Via practica 9/2006
ATRIAL FIBRILLATION: TO ACCEPT THE ARRHYTHMIA OR TO PUSH FOR SINUS RHYTHM?
Two epidemics of cardiovascular disease are recognized nowadays: heart failure and atrial fibrillation (AF). AF is the most common sustained arrhythmia in clinical practice and is strongly age-dependent in prevalence. AF has a significant impact on morbidity and mortality. The optimal management of atrial fibrillation is of considerable clinical importance and involves three areas: rate control, rhythm control, and anticoagulation.

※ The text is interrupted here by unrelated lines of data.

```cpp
struct ProfileRec {
  hipEvent_t e0, e1;
  double flop;
};
struct Profiler {
  bool on = false;
  ProfileRec cur{};
  std::vector<ProfileRec> recs;
  void begin(hipStream_t st) {
    if (on) { (void)hipEventCreate(&cur.e0); (void)hipEventCreate(&cur.e1); (void)hipEventRecord(cur.e0, st); }
  }
  void end(hipStream_t st, double flop) {
    if (on) { (void)hipEventRecord(cur.e1, st); cur.flop = flop; recs.push_back(cur); }
  }
  template <typename F>
  void drain(F each) {
    for (ProfileRec& p : recs) {
      float t = 0.f;
      if (hipEventSynchronize(p.e1) == hipSuccess && hipEventElapsedTime(&t, p.e0, p.e1) == hipSuccess) each((double)t, p.flop);
      (void)hipEventDestroy(p.e0); (void)hipEventDestroy(p.e1);
    }
    recs.clear();
  }
  int records(int cap, double* ms_out, double* flop_out, int* n_out) {
    int k = 0;
    drain([&](double ms, double flop) { if (k < cap) { ms_out[k] = ms; flop_out[k] = flop; ++k; } });
    *n_out = k;
    return LRP_OK;
  }
  int query(int64_t* launches, double* ms, double* flop) {
    int64_t nl = 0; double tm = 0, fl = 0;
    drain([&](double t, double f) { tm += t; fl += f; ++nl; });
    if (launches) *launches = nl;
    if (ms) *ms = tm;
    if (flop) *flop = fl;
    return LRP_OK;
  }
};

}
```

### lrp-imagecaptioning_amd/csrc/conv_sparse.h

```cpp
#pragma once
#include "cnn_kernels.h"
#include "conv_igemm.h"

namespace lrp {

typedef __bf16 bf16x16 __attribute__((ext_vector_type(16)));
typedef unsigned u32x2 __attribute__((ext_vector_type(2)));

struct SparseArgs {
  const float* sc;
  const unsigned* idxp;
  const float* wsp;
  const float* gate;
  float* out;
  const int* row2img;
  int NB, Hp, Wp, C, N;
  int cols_t, m_tiles, n_tiles;
  int out_plain;
  int diag;
};

constexpr int SP_TW = 14, SP_PITCH = SP_TW + 2;
constexpr int SP_BPACK = 32768, SP_NSTAGE = 4;

template <int WMW_, int WNW_, int MI_, int NJ_, int TH_>
struct SparseTile {
  static constexpr int WMW = WMW_, WNW = WNW_, MI = MI_, NJ = NJ_, TH = TH_;
  static constexpr int NW = WMW * WNW, NT = 64 * NW;
  static constexpr int BM = WMW * MI * 32, BN = WNW * NJ * 32;
  static constexpr int NENT = (TH + 2) * SP_PITCH;
  static constexpr int PENT = NENT + 1;
  static constexpr int SUB = PENT * 16;
  static constexpr int ABUF = 3 * SUB;
  static constexpr int SUBPIECES = (PENT + 63) / 64;
  static constexpr int APIECES = 3 * SUBPIECES;
  static constexpr int ASLOTS = (APIECES + NW - 1) / NW;
  static constexpr int PLANE = BN * 16;
  static constexpr int BSTAGE = 8 * PLANE;
  static constexpr int BPIECES = BSTAGE / 1024 / NW;
  static constexpr int NSLAB = BM / 64;
  static constexpr int EPI_P = 64 * (BN / 8) / NT;
  static constexpr int LDS = SP_NSTAGE * BSTAGE + 2 * ABUF + 128;
  static_assert(TH * SP_TW <= BM && BM % 64 == 0 && 256 % BN == 0, "tile");
  static_assert(BPIECES * NW * 1024 == BSTAGE && EPI_P * NT == 64 * (BN / 8), "pieces");
  static_assert(SP_NSTAGE * BSTAGE >= 64 * BN * 4, "the epilogue's C slab lies in the B stages");
  static_assert((TH + 2) * 4 <= 128, "image table");
  static_assert(LDS <= 160 * 1024, "LDS");
  static_assert(PENT >= 64, "a DMA piece is 64 windows");
};
typedef SparseTile<2, 4, 4, 2, 18> SparseTileLarge;
typedef SparseTile<2, 2, 1, 2, 4> SparseTileSmall;
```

In the past, rhythm control of atrial fibrillation was generally preferred over rate control, in the belief that it offered better symptomatic relief, quality of life, eliminated the need for anticoagulation, and improved mortality. Several recent randomized trials (AFFIRM, RACE, STAF, PIAF) comparing rate control and rhythm control strategies for the treatment of patients with AF have shown no difference in mortality between these approaches. This article further analyzes the pros and cons of both treatment modalities. With the recent advances in the understanding of the mechanisms of atrial fibrillation, radiofrequency catheter ablation has emerged as an effective therapeutic modality for patients with AF. However, it would be an mistake to utilize one management strategy for all patients with atrial fibrillation. The optimal approach needs to be individually tailored for each patient.
Keywords: atrial fibrillation, sinus rythm, control of ventricular response.